DESCRIPTION OF THE TASK
Write out the stretch of lines below that begins at the line with "nullptr, h->tc_flags.as<int>(), c->stream);" and ends at the line with "if (e == cudaSuccess)", including both, exactly as given and nothing more.

Saved entries:
=-=-=-=-=

int dsp_zscore_host(dsp_context* c, const double* x, int64_t n, int32_t d, int fit, double* mean, double* std,
                    double* out) {
  if (!c || n < 0 || d < 1 || !mean || !std || (!x && n)) return fail(DSP_ERR_INVALID, "bad argument");
  CU(cudaSetDevice(c->device));
  OneShot os(c);
  double* dx = os.dev<double>((size_t)n * d);
  double* dm = os.dev<double>((size_t)d);
  double* ds = os.dev<double>((size_t)d);
  double* dy = os.dev<double>((size_t)n * d);
  if (!dx || !dm || !ds || !dy) return fail(DSP_ERR_NOMEM, "device allocation failed");
  CU(cudaMemcpyAsync(dx, x, sizeof(double) * (size_t)n * d, cudaMemcpyHostToDevice, c->stream));
  if (!fit) {
    CU(cudaMemcpyAsync(dm, mean, sizeof(double) * d, cudaMemcpyHostToDevice, c->stream));
    CU(cudaMemcpyAsync(ds, std, sizeof(double) * d, cudaMemcpyHostToDevice, c->stream));
  }
  int rc = dsp_zscore_device(c, dx, n, d, fit, dm, ds, out ? dy : nullptr);
  if (rc) return rc;
  CU(cudaMemcpyAsync(mean, dm, sizeof(double) * d, cudaMemcpyDeviceToHost, c->stream));
  CU(cudaMemcpyAsync(std, ds, sizeof(double) * d, cudaMemcpyDeviceToHost, c->stream));
  if (out) CU(cudaMemcpyAsync(out, dy, sizeof(double) * (size_t)n * d, cudaMemcpyDeviceToHost, c->stream));
  CU(cudaStreamSynchronize(c->stream));
  return DSP_OK;
}

static void knn_release(dsp_knn* k) {
  DevBuf* all[] = {&k->train64, &k->train32, &k->labels, &k->tnorm, &k->cand_idx, &k->cand_worst, &k->qnorm,
                   &k->redo_list, &k->redo_count, &k->nbr_label, &k->q, &k->o_idx, &k->o_dist, &k->o_lab,
                   &k->tpacked, &k->tnorm_dense, &k->qpacked, &k->qnorm_chunk, &k->dense_flags, &k->part_d, &k->part_i,
                   &k->tc_train, &k->tc_train_rows, &k->tc_q, &k->tc_flags, &k->refine_list, &k->refine_thr, &k->surv_count, &k->surv_rows, &k->thr0,
                   &k->prune_perm, &k->prune_geom, &k->prune_box, &k->prune_ws, &k->prune_bound};
  for (DevBuf* b : all) b->release();
}

int dsp_knn_fit_device(dsp_context* c, const double* train, const int32_t* labels, int64_t n, int32_t d, int32_t k,
                       int64_t index_base, dsp_knn** out) {
  if (!c || !out || n < 1 || d < 1 || k < 1 || !train || !labels) return fail(DSP_ERR_INVALID, "bad argument");
  if (k > kKnnMaxK) return fail(DSP_ERR_UNSUPPORTED, "n_neighbors > %d is not supported", kKnnMaxK);
  if (n > INT32_MAX) return fail(DSP_ERR_UNSUPPORTED, "more than 2^31 train rows per shard");
  CU(cudaSetDevice(c->device));
  dsp_knn* h = new dsp_knn();
  h->ctx = c; h->n = n; h->d = d; h->k = k; h->index_base = index_base; h->dp = knn_padded_dim(d);
  auto bail = [&](int code) { knn_release(h); delete h; return code; };
  if (h->train64.ensure(sizeof(double) * (size_t)n * d) != cudaSuccess || h->labels.ensure(sizeof(int32_t) * (size_t)n) != cudaSuccess ||
      h->tnorm.ensure(64) != cudaSuccess || h->redo_count.ensure(64) != cudaSuccess)
    return bail(fail(DSP_ERR_NOMEM, "device allocation failed"));
  cudaMemcpyAsync(h->train64.p, train, sizeof(double) * (size_t)n * d, cudaMemcpyDeviceToDevice, c->stream);
  cudaMemcpyAsync(h->labels.p, labels, sizeof(int32_t) * (size_t)n, cudaMemcpyDeviceToDevice, c->stream);
  if (h->dp) {
    if (h->train32.ensure(sizeof(float) * (size_t)n * h->dp) != cudaSuccess) return bail(fail(DSP_ERR_NOMEM, "device allocation failed"));
    cudaError_t e = knn_pack(h->train64.as<double>(), n, d, h->dp, h->train32.as<float>(), h->tnorm.as<float>(), c->stream);
    c->launches++;
    if (e != cudaSuccess) return bail(fail(DSP_ERR_CUDA, "knn_pack: %s", cudaGetErrorString(e)));
    cudaMemcpyAsync(&h->tnorm_max, h->tnorm.p, sizeof(float), cudaMemcpyDeviceToHost, c->stream);
  }
  int tc_flags[2] = {0, 1};
  if (h->dp == 16 && n >= 64 && k < kKnnCand && std::getenv("DSP_KNN_NO_TC16") == nullptr) {
    std::vector<double> host((size_t)n * d);
    if (cudaMemcpyAsync(host.data(), h->train64.p, sizeof(double) * host.size(), cudaMemcpyDeviceToHost, c->stream) != cudaSuccess ||
        cudaStreamSynchronize(c->stream) != cudaSuccess)
      return bail(fail(DSP_ERR_CUDA, "knn fit: %s", cudaGetErrorString(cudaGetLastError())));
    KnnPrunePlan plan;
    knn_prune_plan(host.data(), n, d, plan);
    h->prune_tiles = (int64_t)plan.slack.size();
    const size_t box = sizeof(double) * plan.lo.size();
    if (h->tc_train.ensure(knn_tc16_packed_bytes(n, false)) != cudaSuccess || h->tc_flags.ensure(64) != cudaSuccess ||
        h->prune_perm.ensure(sizeof(int) * (size_t)n) != cudaSuccess || h->prune_geom.ensure(sizeof(KnnPruneGeom)) != cudaSuccess ||
        h->prune_box.ensure(2 * box + sizeof(double) * plan.slack.size()) != cudaSuccess)
      return bail(fail(DSP_ERR_NOMEM, "device allocation failed"));
    unsigned char* pb = h->prune_box.as<unsigned char>();
    cudaMemcpyAsync(h->prune_perm.p, plan.perm.data(), sizeof(int) * (size_t)n, cudaMemcpyHostToDevice, c->stream);
    cudaMemcpyAsync(h->prune_geom.p, &plan.geom, sizeof(KnnPruneGeom), cudaMemcpyHostToDevice, c->stream);
    cudaMemcpyAsync(pb, plan.lo.data(), box, cudaMemcpyHostToDevice, c->stream);
    cudaMemcpyAsync(pb + box, plan.hi.data(), box, cudaMemcpyHostToDevice, c->stream);
    cudaMemcpyAsync(pb + 2 * box, plan.slack.data(), sizeof(double) * plan.slack.size(), cudaMemcpyHostToDevice, c->stream);
    if (h->tc_train_rows.ensure(knn_tc16_packed_bytes(n, false)) != cudaSuccess) return bail(fail(DSP_ERR_NOMEM, "device allocation failed"));
    cudaError_t e = knn_tc16_pack(h->train64.as<double>(), n, d, false, h->tc_train_rows.p, nullptr, h->tc_flags.as<int>(), c->stream);
    if (e == cudaSuccess)
      e = knn_tc16_pack(h->train64.as<double>(), n, d, false, h->tc_train.p, nullptr, h->tc_flags.as<int>(), c->stream,
                        h->prune_perm.as<int>());
    c->launches++;
    if (e != cudaSuccess) return bail(fail(DSP_ERR_CUDA, "knn_tc16_pack: %s", cudaGetErrorString(e)));
    cudaMemcpyAsync(tc_flags, h->tc_flags.p, sizeof tc_flags, cudaMemcpyDeviceToHost, c->stream);
    if (cudaStreamSynchronize(c->stream) != cudaSuccess)
      return bail(fail(DSP_ERR_CUDA, "knn fit: %s", cudaGetErrorString(cudaGetLastError())));
  }
  int dense_flags[2] = {0, 0};
  if (!h->dp && d <= kKnnDenseMaxDim && std::getenv("DSP_KNN_NO_DENSE") == nullptr) {
    if (h->tpacked.ensure(knn_dense_packed_bytes(n, d, true)) != cudaSuccess ||
        h->tnorm_dense.ensure(sizeof(float) * (size_t)knn_dense_padded_rows(n, true)) != cudaSuccess ||
        h->dense_flags.ensure(64) != cudaSuccess)
      return bail(fail(DSP_ERR_NOMEM, "device allocation failed"));
    cudaError_t e = knn_dense_pack(h->train64.as<double>(), n, d, true, h->tpacked.p, h->tnorm_dense.as<float>(), INFINITY,
                                   h->dense_flags.as<int>(), true, c->stream);
    c->launches++;
    if (e != cudaSuccess) return bail(fail(DSP_ERR_CUDA, "knn_dense_pack: %s", cudaGetErrorString(e)));
    cudaMemcpyAsync(dense_flags, h->dense_flags.p, sizeof dense_flags, cudaMemcpyDeviceToHost, c->stream);
  }
  cudaError_t e = cudaStreamSynchronize(c->stream);
  if (e != cudaSuccess) return bail(fail(DSP_ERR_CUDA, "knn fit: %s", cudaGetErrorString(e)));
  h->tc16 = h->tc_train.p && tc_flags[1] == 0;
  if (h->tpacked.p) {
    std::memcpy(&h->tnorm_max, &dense_flags[0], sizeof(float));
    h->dense = dense_flags[1] == 0;
  }
  *out = h;
  return DSP_OK;
}

int dsp_knn_fit_host(dsp_context* c, const double* train, const int32_t* labels, int64_t n, int32_t d, int32_t k,
                     int64_t index_base, dsp_knn** out) {
  if (!c || !out || n < 1 || d < 1 || !train || !labels) return fail(DSP_ERR_INVALID, "bad argument");
  CU(cudaSetDevice(c->device));
  OneShot os(c);
  double* dt = os.dev<double>((size_t)n * d);
  int32_t* dl = os.dev<int32_t>((size_t)n);
  if (!dt || !dl) return fail(DSP_ERR_NOMEM, "device allocation failed");
  CU(cudaMemcpyAsync(dt, train, sizeof(double) * (size_t)n * d, cudaMemcpyHostToDevice, c->stream));
  CU(cudaMemcpyAsync(dl, labels, sizeof(int32_t) * (size_t)n, cudaMemcpyHostToDevice, c->stream));
  return dsp_knn_fit_device(c, dt, dl, n, d, k, index_base, out);
}

int dsp_knn_free(dsp_knn* k) {
  if (!k) return DSP_OK;
  cudaSetDevice(k->ctx->device);
  cudaStreamSynchronize(k->ctx->stream);
  knn_release(k);
  delete k;
  return DSP_OK;
}

int dsp_knn_topk_device(dsp_knn* h, const double* q, int64_t m, int64_t* nbr_idx, double* nbr_sqdist, int32_t* nbr_label) {
  return dsp_knn_topk_bounded_device(h, q, m, nullptr, nbr_idx, nbr_sqdist, nbr_label);
}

=-=-=-=-=

OUTPUT
    cudaError_t e = knn_tc16_pack(h->train64.as<double>(), n, d, false, h->tc_train_rows.p, nullptr, h->tc_flags.as<int>(), c->stream);
    if (e == cudaSuccess)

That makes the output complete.